A supervised learning task that assigns input data to predefined discrete categories.
Classification is a fundamental supervised learning task in which a model learns to assign input data points to one of several predefined discrete categories, known as classes or labels. The model is trained on a labeled dataset — a collection of examples where the correct class for each input is already known — and learns to identify patterns and decision boundaries that distinguish one class from another. Once trained, the model can predict the class of previously unseen inputs with measurable accuracy.
The mechanics of classification vary widely depending on the algorithm used. Logistic regression models the probability of class membership using a sigmoid function, while decision trees partition the feature space through a series of hierarchical rules. Support vector machines find the optimal hyperplane that maximally separates classes in high-dimensional space. Neural networks, particularly deep learning architectures, learn hierarchical feature representations that enable classification of highly complex inputs such as images, audio, and natural language. In all cases, model performance is evaluated using metrics such as accuracy, precision, recall, F1 score, and the area under the ROC curve.

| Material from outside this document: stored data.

# Illumina/manta

Hardware: AMD Instinct MI355X
Metric: candidate SV loci assembled+aligned per second (whole node) (higher is better)
Workload: dtype int32; 1 GPU; BASELINE config[1]: synthetic small-indel loci, 80 reads/locus x150bp, k=31..76 step 5, assemble + 10-mer trim + GlobalLargeIndelAligner(2,-8,-24,-1,-1;-100) on 1800 bp windows; loci_per_gpu=10000, reads_per_locus=80, block_loci=10000, workers_per_gpu=1, parallelism=loci sharded over 1 rank(s); per rank a cost-ordered block queue, queue=rank, dist_world=1, mix=False

## Files before the change

### include/manta_amd.h

```cpp
#ifndef MANTA_AMD_H
#define MANTA_AMD_H

#include <stdint.h>

#ifdef __cplusplus
extern "C" {
#endif

#define MANTA_OK 0
#define MANTA_E_INVALID_ARG (-1)
#define MANTA_E_NO_DEVICE (-2)
#define MANTA_E_HIP (-3)
#define MANTA_E_EMPTY_SEQ (-4)
#define MANTA_E_UNSUPPORTED (-5)
#define MANTA_E_CAPACITY (-6)
#define MANTA_E_DEVICE_FAULT (-7)
#define MANTA_E_SPLIT_QUERY_NOT_SHORTER (-8)
#define MANTA_E_SPLIT_EMPTY_SCAN (-9)
#define MANTA_E_NOT_TAKEN (-10)

typedef struct manta_ctx manta_ctx_t;

int         manta_ctx_create(int device_id, manta_ctx_t** ctx);
void        manta_ctx_destroy(manta_ctx_t* ctx);
const char* manta_last_error(const manta_ctx_t* ctx);
const char* manta_ctx_device_name(const manta_ctx_t* ctx);

enum { MANTA_ALIGNER_GLOBAL = 0, MANTA_ALIGNER_LARGE_INDEL = 1, MANTA_ALIGNER_JUMP = 2, MANTA_ALIGNER_JUMP_INTRON = 3 };

typedef struct {
  int32_t match, mismatch, open, extend, off_edge;
  int32_t is_allow_edge_insertion;
} manta_align_scores_t;

typedef struct {
  uint64_t query_off;
  uint64_t ref1_off;
  uint64_t ref2_off;
  uint32_t query_len;
  uint32_t ref1_len;
  uint32_t ref2_len;
  uint32_t reserved;
} manta_align_task_t;

enum { MANTA_INTRON_REF1_FW = 1, MANTA_INTRON_REF2_FW = 2, MANTA_INTRON_STRANDED = 4 };

typedef struct {
  int32_t  status;
  int32_t  score;
  int32_t  is_jumped;
  int32_t  begin_pos1;
  int32_t  begin_pos2;
  uint32_t jump_insert_size;
  uint32_t jump_range;
  uint32_t cigar1_len, cigar2_len;
  uint64_t cigar1_off, cigar2_off;
} manta_align_result_t;

int manta_align_batch(
    manta_ctx_t* ctx, int kind, const manta_align_scores_t* scores, int32_t extra_score, uint32_t n_tasks,
    const manta_align_task_t* tasks, const uint8_t* seq_arena, uint64_t seq_arena_bytes,
    manta_align_result_t* results, uint32_t* cigar_arena, uint64_t cigar_arena_cap, uint64_t* cigar_arena_used);

int manta_align_intron_batch(
    manta_ctx_t* ctx, const manta_align_scores_t* scores, int32_t jump_score, int32_t intron_open_score,
    int32_t intron_off_edge_score, uint32_t n_tasks, const manta_align_task_t* tasks, const uint8_t* seq_arena,
    uint64_t seq_arena_bytes, manta_align_result_t* results, uint32_t* cigar_arena, uint64_t cigar_arena_cap,
    uint64_t* cigar_arena_used);


typedef struct {
  uint32_t min_word_length, max_word_length, word_step_size, min_contig_length;
  uint32_t min_coverage, min_conservative_coverage, min_unused_reads, min_support_reads, max_assembly_count;
} manta_asm_options_t;

typedef struct {
  uint64_t seq_off;
  uint64_t support_off;
  uint64_t reject_off;
  uint32_t seq_len;
  uint32_t seed_read_count;
  int32_t  conservative_begin, conservative_end;
} manta_asm_contig_t;

typedef struct {
  int32_t  status;
  uint32_t n_contigs;
  uint32_t first_contig;
  uint32_t n_words;
  uint32_t n_pseudo;
  uint32_t final_word_length;
  uint32_t n_iterations;
  uint32_t cyclic_iterations;
  uint64_t pseudo_seq_off;
  uint64_t pseudo_len_off;
} manta_asm_locus_result_t;

int manta_assemble_batch(
    manta_ctx_t* ctx, const manta_asm_options_t* opt, uint32_t n_loci, const uint8_t* bases, const uint64_t* read_off,
    const uint32_t* locus_read_begin, manta_asm_locus_result_t* loci, manta_asm_contig_t* contigs, uint64_t contigs_cap,
    uint8_t* seq_arena, uint64_t seq_arena_cap, uint64_t* seq_arena_used, uint64_t* bits_arena, uint64_t bits_arena_cap,
    uint64_t* bits_arena_used);

int manta_debug_repeat_words(
    manta_ctx_t* ctx, const manta_asm_options_t* opt, uint32_t n_reads, const uint8_t* bases, const uint64_t* read_off, char* out,
    uint64_t out_cap, uint32_t* n_words);


typedef struct {
  uint32_t min_word_length, max_word_length, word_step_size, min_contig_length;
  uint32_t min_coverage, min_conservative_coverage, min_seed_reads, max_assembly_iterations;
} manta_small_asm_options_t;

int manta_small_assemble_batch(
    manta_ctx_t* ctx, const manta_small_asm_options_t* opt, uint32_t n_loci, const uint8_t* bases, const uint64_t* read_off,
    const uint32_t* locus_read_begin, manta_asm_locus_result_t* loci, manta_asm_contig_t* contigs, uint64_t contigs_cap,
    uint8_t* seq_arena, uint64_t seq_arena_cap, uint64_t* seq_arena_used, uint64_t* bits_arena, uint64_t bits_arena_cap,
    uint64_t* bits_arena_used);

typedef struct manta_smallsv manta_smallsv_t;

typedef struct {
  int32_t leading_cut, trailing_cut, max_leading_cut, max_trailing_cut;
} manta_ref_cuts_t;

typedef struct {
  int32_t              adjusted_leading_cut, adjusted_trailing_cut;
  manta_align_result_t align;
} manta_smallsv_alignment_t;

typedef struct {
  float    assemble_ms, schedule_ms, align_ms, total_ms;
  uint32_t n_align_launches;
  uint32_t n_alignments;
  uint64_t ptr_matrix_bytes;
  uint64_t dp_cells;
} manta_smallsv_stats_t;

int  manta_smallsv_create(manta_ctx_t* ctx, const manta_asm_options_t* opt, const manta_align_scores_t* scores,
                          int32_t large_indel_score, manta_smallsv_t** out);
void manta_smallsv_destroy(manta_smallsv_t* b);
int manta_smallsv_upload(manta_smallsv_t* b, uint32_t n_loci, const uint8_t* bases, const uint64_t* read_off,
                         const uint32_t* locus_read_begin, const uint8_t* refs, const uint64_t* ref_off,
                         const manta_ref_cuts_t* cuts);
int manta_smallsv_run(manta_smallsv_t* b);
int manta_smallsv_stats(const manta_smallsv_t* b, manta_smallsv_stats_t* stats);
int manta_smallsv_output_sizes(const manta_smallsv_t* b, uint64_t* contigs, uint64_t* seq_bytes, uint64_t* bits_words,
                               uint64_t* cigar_words);
int manta_smallsv_download(manta_smallsv_t* b, manta_asm_locus_result_t* loci, manta_asm_contig_t* contigs,
                           manta_smallsv_alignment_t* alignments, uint64_t contigs_cap, uint8_t* seq_arena,
                           uint64_t seq_arena_cap, uint64_t* seq_arena_used, uint64_t* bits_arena, uint64_t bits_arena_cap,
                           uint64_t* bits_arena_used, uint32_t* cigar_arena, uint64_t cigar_arena_cap,
                           uint64_t* cigar_arena_used);

typedef struct manta_spanning manta_spanning_t;

typedef struct {
  int32_t align1_leading_cut, align1_trailing_cut, align2_leading_cut, align2_trailing_cut;
} manta_jump_cuts_t;

typedef struct {
  int32_t              is_uncut;
  int32_t              reserved;
  manta_align_result_t align;
} manta_spanning_alignment_t;

int  manta_spanning_create(manta_ctx_t* ctx, const manta_asm_options_t* opt, const manta_align_scores_t* scores,
                           int32_t jump_score, manta_spanning_t** out);
void manta_spanning_destroy(manta_spanning_t* b);
int  manta_spanning_upload(manta_spanning_t* b, uint32_t n_loci, const uint8_t* bases, const uint64_t* read_off,
                           const uint32_t* locus_read_begin, const uint8_t* refs1, const uint64_t* ref1_off,
                           const uint8_t* refs2, const uint64_t* ref2_off, const manta_jump_cuts_t* cuts);
int  manta_spanning_run(manta_spanning_t* b);
int  manta_spanning_stats(const manta_spanning_t* b, manta_smallsv_stats_t* stats);
int  manta_spanning_output_sizes(const manta_spanning_t* b, uint64_t* contigs, uint64_t* seq_bytes, uint64_t* bits_words,
                                 uint64_t* cigar_words);
int  manta_spanning_download(manta_spanning_t* b, manta_asm_locus_result_t* loci, manta_asm_contig_t* contigs,
                             manta_spanning_alignment_t* alignments, uint64_t contigs_cap, uint8_t* seq_arena,
                             uint64_t seq_arena_cap, uint64_t* seq_arena_used, uint64_t* bits_arena, uint64_t bits_arena_cap,
                             uint64_t* bits_arena_used, uint32_t* cigar_arena, uint64_t cigar_arena_cap,
                             uint64_t* cigar_arena_used);

typedef struct {
  uint64_t query_off, qual_off, target_off;
  uint32_t query_len, target_len;
  int32_t  bp_begin, bp_end;
  uint32_t flank_score_size;
  uint32_t reserved;
} manta_split_task_t;

typedef struct {
  int32_t  status;
  uint32_t best_pos;
  float    best_ln_lhood;
  uint32_t left_size, hom_size, right_size;
  uint32_t left_mismatches, hom_mismatches, right_mismatches;
} manta_split_result_t;

int manta_split_read_batch(
    manta_ctx_t* ctx, const double* ln_comp_error_prob, const double* ln_error_prob, uint32_t n_qscores, float ln_one_third,
    float ln_random_base, uint32_t n_tasks, const manta_split_task_t* tasks, const uint8_t* arena, uint64_t arena_bytes,
    manta_split_result_t* results);

int manta_smallsv_set_word_lengths(manta_smallsv_t* b, uint32_t n_loci, const uint32_t* min_word_length,
                                   const uint32_t* max_word_length);
int manta_spanning_set_word_lengths(manta_spanning_t* b, uint32_t n_loci, const uint32_t* min_word_length,
                                    const uint32_t* max_word_length);

typedef struct {
  const uint32_t* codes;
  const uint32_t* nmask;
  const uint32_t* read_len;
  const uint64_t* read_code_off;
  const uint64_t* read_mask_off;
  const uint32_t* locus_read_begin;
} manta_packed_piles_t;

int manta_smallsv_upload_piles(manta_smallsv_t* b, uint32_t n_loci, const manta_packed_piles_t* piles, const uint8_t* refs,
                               const uint64_t* ref_off, const manta_ref_cuts_t* cuts);
int manta_spanning_upload_piles(manta_spanning_t* b, uint32_t n_loci, const manta_packed_piles_t* piles, const uint8_t* refs1,
                                const uint64_t* ref1_off, const uint8_t* refs2, const uint64_t* ref2_off,
                                const manta_jump_cuts_t* cuts);

int  manta_host_alloc(uint64_t bytes, void** out);
void manta_host_free(void* p);

#define MANTA_BATCH_SERIAL_KERNELS 1u
#define MANTA_BATCH_NO_STREAMED_UPLOAD 2u
typedef struct {
  uint32_t block_loci;
  uint32_t n_workers;
  uint32_t flags;
  uint32_t reserved;
  uint32_t* shared_queue;
} manta_batch_plan_t;

#define MANTA_ABI_VERSION 6
uint32_t manta_abi_version(void);
uint64_t manta_batch_stats_size(void);

typedef struct {
  double   wall_ms;
  double   h2d_ms, kernel_ms, d2h_ms;
  float    assemble_ms, schedule_ms, align_ms;
  uint32_t n_blocks, n_workers;
  uint64_t n_alignments, n_align_launches, dp_cells, ptr_matrix_bytes;
  uint64_t h2d_bytes, d2h_bytes;
  uint64_t n_loci_lds_small, n_loci_lds_big, n_loci_handed_back, n_loci_general;
} manta_batch_stats_t;

int manta_smallsv_batch(
    manta_ctx_t* ctx, const manta_asm_options_t* opt, const manta_align_scores_t* scores, int32_t large_indel_score,
    uint32_t n_loci, const uint8_t* bases, const uint64_t* read_off, const uint32_t* locus_read_begin, const uint8_t* refs,
    const uint64_t* ref_off, const manta_ref_cuts_t* cuts, const uint32_t* locus_min_word_length ,
    const uint32_t* locus_max_word_length , manta_asm_locus_result_t* loci, manta_asm_contig_t* contigs,
    manta_smallsv_alignment_t* alignments, uint64_t contigs_cap, uint8_t* seq_arena, uint64_t seq_arena_cap,
    uint64_t* seq_arena_used, uint64_t* bits_arena, uint64_t bits_arena_cap, uint64_t* bits_arena_used, uint32_t* cigar_arena,
    uint64_t cigar_arena_cap, uint64_t* cigar_arena_used, const manta_batch_plan_t* plan ,
    manta_batch_stats_t* stats );

int manta_smallsv_batch_piles(
    manta_ctx_t* ctx, const manta_asm_options_t* opt, const manta_align_scores_t* scores, int32_t large_indel_score,
    uint32_t n_loci, const manta_packed_piles_t* piles, const uint8_t* refs, const uint64_t* ref_off, const manta_ref_cuts_t* cuts,
    const uint32_t* locus_min_word_length , const uint32_t* locus_max_word_length ,
    manta_asm_locus_result_t* loci, manta_asm_contig_t* contigs, manta_smallsv_alignment_t* alignments, uint64_t contigs_cap,
    uint8_t* seq_arena, uint64_t seq_arena_cap, uint64_t* seq_arena_used, uint64_t* bits_arena, uint64_t bits_arena_cap,
    uint64_t* bits_arena_used, uint32_t* cigar_arena, uint64_t cigar_arena_cap, uint64_t* cigar_arena_used,
    const manta_batch_plan_t* plan , manta_batch_stats_t* stats );

int manta_spanning_batch(
    manta_ctx_t* ctx, const manta_asm_options_t* opt, const manta_align_scores_t* scores, int32_t jump_score, uint32_t n_loci,
    const uint8_t* bases, const uint64_t* read_off, const uint32_t* locus_read_begin, const uint8_t* refs1,
    const uint64_t* ref1_off, const uint8_t* refs2, const uint64_t* ref2_off, const manta_jump_cuts_t* cuts,
    const uint32_t* locus_min_word_length , const uint32_t* locus_max_word_length ,
    manta_asm_locus_result_t* loci, manta_asm_contig_t* contigs, manta_spanning_alignment_t* alignments, uint64_t contigs_cap,
    uint8_t* seq_arena, uint64_t seq_arena_cap, uint64_t* seq_arena_used, uint64_t* bits_arena, uint64_t bits_arena_cap,
    uint64_t* bits_arena_used, uint32_t* cigar_arena, uint64_t cigar_arena_cap, uint64_t* cigar_arena_used,
    const manta_batch_plan_t* plan , manta_batch_stats_t* stats );

int manta_spanning_batch_piles(
    manta_ctx_t* ctx, const manta_asm_options_t* opt, const manta_align_scores_t* scores, int32_t jump_score, uint32_t n_loci,
    const manta_packed_piles_t* piles, const uint8_t* refs1, const uint64_t* ref1_off, const uint8_t* refs2, const uint64_t* ref2_off,
    const manta_jump_cuts_t* cuts, const uint32_t* locus_min_word_length , const uint32_t* locus_max_word_length ,
    manta_asm_locus_result_t* loci, manta_asm_contig_t* contigs, manta_spanning_alignment_t* alignments, uint64_t contigs_cap,
    uint8_t* seq_arena, uint64_t seq_arena_cap, uint64_t* seq_arena_used, uint64_t* bits_arena, uint64_t bits_arena_cap,
    uint64_t* bits_arena_used, uint32_t* cigar_arena, uint64_t cigar_arena_cap, uint64_t* cigar_arena_used,
    const manta_batch_plan_t* plan , manta_batch_stats_t* stats );

typedef struct manta_node manta_node_t;
int         manta_node_create(const int32_t* device_ids, uint32_t n_devices, manta_node_t** out);
void        manta_node_destroy(manta_node_t* node);
uint32_t    manta_node_device_count(const manta_node_t* node);
const char* manta_node_last_error(const manta_node_t* node);
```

Classification problems are further distinguished by their structure. Binary classification involves exactly two classes — spam vs. not spam, malignant vs. benign — while multiclass classification handles three or more mutually exclusive categories. Multilabel classification allows a single input to belong to multiple classes simultaneously, as in tagging an image with several descriptive labels. Each variant introduces distinct modeling and evaluation challenges.
The practical importance of classification is enormous. It underpins applications ranging from email spam filtering and medical diagnosis to fraud detection, sentiment analysis, and autonomous vehicle perception. As datasets have grown larger and models more expressive, classification has remained one of the most active and consequential areas of machine learning research, serving as a benchmark for new architectures and training techniques alike.